Provided data Block Start

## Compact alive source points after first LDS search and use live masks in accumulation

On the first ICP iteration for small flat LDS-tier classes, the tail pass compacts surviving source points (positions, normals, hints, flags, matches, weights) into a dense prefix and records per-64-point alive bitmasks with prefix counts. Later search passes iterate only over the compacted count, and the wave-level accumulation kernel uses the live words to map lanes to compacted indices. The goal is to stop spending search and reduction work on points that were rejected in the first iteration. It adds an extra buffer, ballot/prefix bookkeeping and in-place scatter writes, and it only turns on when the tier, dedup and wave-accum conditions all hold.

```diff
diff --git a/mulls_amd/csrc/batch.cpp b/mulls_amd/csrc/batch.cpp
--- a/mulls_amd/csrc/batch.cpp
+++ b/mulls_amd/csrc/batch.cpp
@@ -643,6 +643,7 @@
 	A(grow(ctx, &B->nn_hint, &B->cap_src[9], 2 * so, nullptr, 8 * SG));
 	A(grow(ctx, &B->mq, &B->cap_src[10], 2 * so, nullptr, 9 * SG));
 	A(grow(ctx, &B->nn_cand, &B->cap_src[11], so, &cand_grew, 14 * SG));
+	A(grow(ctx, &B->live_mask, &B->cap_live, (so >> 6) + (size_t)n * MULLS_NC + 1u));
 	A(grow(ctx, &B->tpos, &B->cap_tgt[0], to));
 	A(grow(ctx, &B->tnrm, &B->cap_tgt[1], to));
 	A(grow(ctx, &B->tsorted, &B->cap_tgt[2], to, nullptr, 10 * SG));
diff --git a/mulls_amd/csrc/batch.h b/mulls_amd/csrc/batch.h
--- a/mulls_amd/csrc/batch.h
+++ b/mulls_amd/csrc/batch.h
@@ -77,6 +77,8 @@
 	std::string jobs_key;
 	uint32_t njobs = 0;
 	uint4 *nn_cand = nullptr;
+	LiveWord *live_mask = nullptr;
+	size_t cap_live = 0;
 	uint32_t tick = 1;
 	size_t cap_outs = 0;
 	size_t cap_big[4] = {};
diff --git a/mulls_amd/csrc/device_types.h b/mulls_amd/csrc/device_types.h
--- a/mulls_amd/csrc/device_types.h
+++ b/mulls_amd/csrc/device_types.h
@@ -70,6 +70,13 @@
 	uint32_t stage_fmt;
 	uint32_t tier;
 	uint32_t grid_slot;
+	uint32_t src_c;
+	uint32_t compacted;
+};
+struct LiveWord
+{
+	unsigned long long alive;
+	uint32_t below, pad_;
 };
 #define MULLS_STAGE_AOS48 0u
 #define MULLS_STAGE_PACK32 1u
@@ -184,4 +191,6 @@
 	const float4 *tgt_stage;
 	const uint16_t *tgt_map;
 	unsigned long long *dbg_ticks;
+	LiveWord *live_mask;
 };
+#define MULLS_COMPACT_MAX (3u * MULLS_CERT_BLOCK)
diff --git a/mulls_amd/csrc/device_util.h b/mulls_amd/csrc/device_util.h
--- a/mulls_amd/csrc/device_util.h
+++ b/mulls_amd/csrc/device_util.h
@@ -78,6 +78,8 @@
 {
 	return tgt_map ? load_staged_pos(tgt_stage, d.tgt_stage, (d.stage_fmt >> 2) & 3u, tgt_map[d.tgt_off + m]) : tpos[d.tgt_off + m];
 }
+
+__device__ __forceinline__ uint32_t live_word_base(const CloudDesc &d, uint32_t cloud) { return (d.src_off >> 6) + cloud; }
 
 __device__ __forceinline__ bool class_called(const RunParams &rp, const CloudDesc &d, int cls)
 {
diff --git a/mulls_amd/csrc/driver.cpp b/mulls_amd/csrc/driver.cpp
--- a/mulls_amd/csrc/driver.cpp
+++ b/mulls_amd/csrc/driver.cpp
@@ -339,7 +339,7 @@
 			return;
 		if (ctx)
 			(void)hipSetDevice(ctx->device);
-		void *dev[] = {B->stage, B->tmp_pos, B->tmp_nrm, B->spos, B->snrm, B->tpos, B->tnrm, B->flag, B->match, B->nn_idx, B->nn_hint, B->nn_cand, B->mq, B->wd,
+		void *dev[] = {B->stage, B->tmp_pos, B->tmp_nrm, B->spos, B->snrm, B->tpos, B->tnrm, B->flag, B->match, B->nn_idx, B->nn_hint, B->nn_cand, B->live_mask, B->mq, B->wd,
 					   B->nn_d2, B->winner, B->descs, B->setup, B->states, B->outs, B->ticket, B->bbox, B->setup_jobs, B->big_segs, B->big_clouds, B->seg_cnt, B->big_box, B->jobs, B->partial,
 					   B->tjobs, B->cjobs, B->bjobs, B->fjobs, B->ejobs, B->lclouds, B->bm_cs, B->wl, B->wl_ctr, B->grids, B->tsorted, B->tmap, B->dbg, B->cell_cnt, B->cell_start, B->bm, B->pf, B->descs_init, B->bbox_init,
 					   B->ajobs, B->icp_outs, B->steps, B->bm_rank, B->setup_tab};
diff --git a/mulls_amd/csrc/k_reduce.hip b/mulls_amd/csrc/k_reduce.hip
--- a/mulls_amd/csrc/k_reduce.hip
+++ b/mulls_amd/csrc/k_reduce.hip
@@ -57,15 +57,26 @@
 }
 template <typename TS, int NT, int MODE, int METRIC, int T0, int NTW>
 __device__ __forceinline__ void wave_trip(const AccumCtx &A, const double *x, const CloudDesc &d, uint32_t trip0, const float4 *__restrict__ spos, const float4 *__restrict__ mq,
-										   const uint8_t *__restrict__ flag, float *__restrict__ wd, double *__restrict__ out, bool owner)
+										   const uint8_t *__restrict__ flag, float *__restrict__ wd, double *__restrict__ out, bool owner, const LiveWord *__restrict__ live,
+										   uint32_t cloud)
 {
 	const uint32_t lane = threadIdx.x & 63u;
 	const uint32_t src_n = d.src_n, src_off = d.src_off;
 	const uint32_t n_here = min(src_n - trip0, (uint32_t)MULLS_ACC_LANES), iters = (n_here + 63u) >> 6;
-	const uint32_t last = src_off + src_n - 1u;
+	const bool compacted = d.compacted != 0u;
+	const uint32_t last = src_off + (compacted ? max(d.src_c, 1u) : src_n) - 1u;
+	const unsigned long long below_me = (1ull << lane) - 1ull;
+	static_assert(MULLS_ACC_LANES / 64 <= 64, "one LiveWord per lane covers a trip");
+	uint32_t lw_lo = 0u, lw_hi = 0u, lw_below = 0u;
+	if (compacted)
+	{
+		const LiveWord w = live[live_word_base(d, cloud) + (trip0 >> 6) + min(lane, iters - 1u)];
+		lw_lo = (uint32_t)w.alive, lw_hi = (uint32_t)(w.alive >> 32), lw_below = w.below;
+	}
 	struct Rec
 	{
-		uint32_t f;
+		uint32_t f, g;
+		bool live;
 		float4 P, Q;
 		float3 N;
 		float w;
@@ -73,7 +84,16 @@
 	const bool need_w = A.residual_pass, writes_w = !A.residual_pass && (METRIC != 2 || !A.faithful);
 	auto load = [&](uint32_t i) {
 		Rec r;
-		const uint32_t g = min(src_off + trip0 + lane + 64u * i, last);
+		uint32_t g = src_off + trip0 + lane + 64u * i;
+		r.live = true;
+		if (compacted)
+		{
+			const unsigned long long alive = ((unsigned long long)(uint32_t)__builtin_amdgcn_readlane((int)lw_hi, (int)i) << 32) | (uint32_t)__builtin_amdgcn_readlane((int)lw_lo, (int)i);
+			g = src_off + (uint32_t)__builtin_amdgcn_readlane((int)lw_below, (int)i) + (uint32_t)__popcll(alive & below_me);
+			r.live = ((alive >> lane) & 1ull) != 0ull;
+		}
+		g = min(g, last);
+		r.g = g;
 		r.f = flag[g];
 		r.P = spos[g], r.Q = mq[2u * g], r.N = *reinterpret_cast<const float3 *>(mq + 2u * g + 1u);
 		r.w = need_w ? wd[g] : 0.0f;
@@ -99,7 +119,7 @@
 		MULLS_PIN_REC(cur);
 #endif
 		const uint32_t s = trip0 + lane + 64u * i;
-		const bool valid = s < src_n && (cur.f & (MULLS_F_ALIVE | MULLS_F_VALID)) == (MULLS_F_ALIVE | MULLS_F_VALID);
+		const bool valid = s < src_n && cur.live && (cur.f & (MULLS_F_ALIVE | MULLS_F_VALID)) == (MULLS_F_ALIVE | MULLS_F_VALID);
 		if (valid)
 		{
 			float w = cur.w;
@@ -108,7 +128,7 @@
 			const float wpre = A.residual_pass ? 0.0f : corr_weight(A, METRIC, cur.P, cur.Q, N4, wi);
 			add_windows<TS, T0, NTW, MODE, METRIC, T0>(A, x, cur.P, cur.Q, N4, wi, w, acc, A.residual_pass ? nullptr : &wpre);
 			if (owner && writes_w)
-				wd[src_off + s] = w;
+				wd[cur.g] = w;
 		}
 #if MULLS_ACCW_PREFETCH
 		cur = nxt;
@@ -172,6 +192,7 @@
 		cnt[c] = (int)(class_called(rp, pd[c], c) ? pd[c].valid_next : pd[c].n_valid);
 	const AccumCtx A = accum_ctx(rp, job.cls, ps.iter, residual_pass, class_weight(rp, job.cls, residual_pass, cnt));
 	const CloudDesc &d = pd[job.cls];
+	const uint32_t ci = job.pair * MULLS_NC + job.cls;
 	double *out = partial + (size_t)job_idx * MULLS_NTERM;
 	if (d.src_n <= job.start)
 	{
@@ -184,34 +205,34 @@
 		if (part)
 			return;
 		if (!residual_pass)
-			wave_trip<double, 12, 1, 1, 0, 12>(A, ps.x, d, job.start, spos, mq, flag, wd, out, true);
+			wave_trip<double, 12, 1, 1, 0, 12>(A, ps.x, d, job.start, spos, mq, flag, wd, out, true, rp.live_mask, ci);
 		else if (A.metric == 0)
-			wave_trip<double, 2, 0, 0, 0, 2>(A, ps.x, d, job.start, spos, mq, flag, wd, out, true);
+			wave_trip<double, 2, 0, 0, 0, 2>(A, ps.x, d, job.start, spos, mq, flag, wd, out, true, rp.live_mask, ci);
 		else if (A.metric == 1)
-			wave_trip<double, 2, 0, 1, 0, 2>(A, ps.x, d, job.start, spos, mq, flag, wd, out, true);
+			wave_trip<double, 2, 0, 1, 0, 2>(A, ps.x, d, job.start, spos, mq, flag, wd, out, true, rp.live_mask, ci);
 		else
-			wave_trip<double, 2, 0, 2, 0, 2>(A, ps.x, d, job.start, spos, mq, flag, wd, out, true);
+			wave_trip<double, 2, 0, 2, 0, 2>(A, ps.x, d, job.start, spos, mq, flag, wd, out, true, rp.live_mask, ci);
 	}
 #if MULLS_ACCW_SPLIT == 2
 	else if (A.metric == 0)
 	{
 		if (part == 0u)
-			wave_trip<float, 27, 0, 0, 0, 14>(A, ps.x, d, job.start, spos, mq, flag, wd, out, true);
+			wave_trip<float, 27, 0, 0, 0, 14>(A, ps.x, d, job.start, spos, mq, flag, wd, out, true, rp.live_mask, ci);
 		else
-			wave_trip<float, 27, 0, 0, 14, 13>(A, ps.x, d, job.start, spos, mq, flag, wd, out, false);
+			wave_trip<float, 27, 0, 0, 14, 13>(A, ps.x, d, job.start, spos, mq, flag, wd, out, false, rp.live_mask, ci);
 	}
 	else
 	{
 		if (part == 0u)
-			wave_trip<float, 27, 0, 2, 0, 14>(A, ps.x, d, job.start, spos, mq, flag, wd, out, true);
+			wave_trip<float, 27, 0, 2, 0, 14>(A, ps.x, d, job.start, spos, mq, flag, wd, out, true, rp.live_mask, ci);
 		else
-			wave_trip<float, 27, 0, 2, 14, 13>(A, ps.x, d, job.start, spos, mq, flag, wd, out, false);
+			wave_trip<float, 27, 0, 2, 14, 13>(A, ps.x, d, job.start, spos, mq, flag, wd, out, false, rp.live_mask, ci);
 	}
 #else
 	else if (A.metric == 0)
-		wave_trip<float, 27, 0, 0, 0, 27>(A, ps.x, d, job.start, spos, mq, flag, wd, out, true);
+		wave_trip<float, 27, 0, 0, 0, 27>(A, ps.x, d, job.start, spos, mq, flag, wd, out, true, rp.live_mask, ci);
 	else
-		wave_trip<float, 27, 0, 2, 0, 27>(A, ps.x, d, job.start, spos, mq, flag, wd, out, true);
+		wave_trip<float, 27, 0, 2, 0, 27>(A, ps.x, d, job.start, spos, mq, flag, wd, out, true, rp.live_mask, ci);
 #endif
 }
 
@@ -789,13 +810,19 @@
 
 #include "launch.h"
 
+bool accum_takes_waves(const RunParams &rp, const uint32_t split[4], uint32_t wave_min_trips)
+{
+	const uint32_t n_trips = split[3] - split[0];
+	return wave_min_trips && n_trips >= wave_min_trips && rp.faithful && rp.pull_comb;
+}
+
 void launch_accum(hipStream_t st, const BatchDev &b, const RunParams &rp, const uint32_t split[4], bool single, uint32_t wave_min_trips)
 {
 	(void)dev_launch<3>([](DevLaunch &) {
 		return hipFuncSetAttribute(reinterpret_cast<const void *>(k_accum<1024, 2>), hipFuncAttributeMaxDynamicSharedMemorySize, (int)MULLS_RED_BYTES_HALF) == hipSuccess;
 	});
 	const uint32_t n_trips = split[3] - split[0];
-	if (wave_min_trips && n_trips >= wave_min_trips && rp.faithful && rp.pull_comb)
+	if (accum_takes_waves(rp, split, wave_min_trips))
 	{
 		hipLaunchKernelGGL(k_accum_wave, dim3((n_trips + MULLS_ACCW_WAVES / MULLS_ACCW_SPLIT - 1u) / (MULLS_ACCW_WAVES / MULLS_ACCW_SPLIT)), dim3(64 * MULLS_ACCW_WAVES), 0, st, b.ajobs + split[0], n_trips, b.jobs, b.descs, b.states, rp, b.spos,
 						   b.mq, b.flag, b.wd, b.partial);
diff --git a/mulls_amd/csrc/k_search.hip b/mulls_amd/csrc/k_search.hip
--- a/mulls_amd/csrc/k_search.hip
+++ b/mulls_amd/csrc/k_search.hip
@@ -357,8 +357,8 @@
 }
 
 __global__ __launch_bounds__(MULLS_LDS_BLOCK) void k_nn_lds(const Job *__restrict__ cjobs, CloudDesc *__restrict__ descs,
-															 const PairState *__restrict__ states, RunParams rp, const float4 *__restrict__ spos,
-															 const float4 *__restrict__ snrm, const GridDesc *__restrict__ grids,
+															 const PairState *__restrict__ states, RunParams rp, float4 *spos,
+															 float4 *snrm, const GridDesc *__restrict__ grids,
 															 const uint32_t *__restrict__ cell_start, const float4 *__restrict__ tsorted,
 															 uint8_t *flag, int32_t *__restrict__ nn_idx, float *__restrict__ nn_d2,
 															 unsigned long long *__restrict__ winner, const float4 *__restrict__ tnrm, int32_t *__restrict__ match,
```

Provided data Block End

Required action -
Determine how many lines of the listing above include the word "owner", and report that number only.

Your response -
3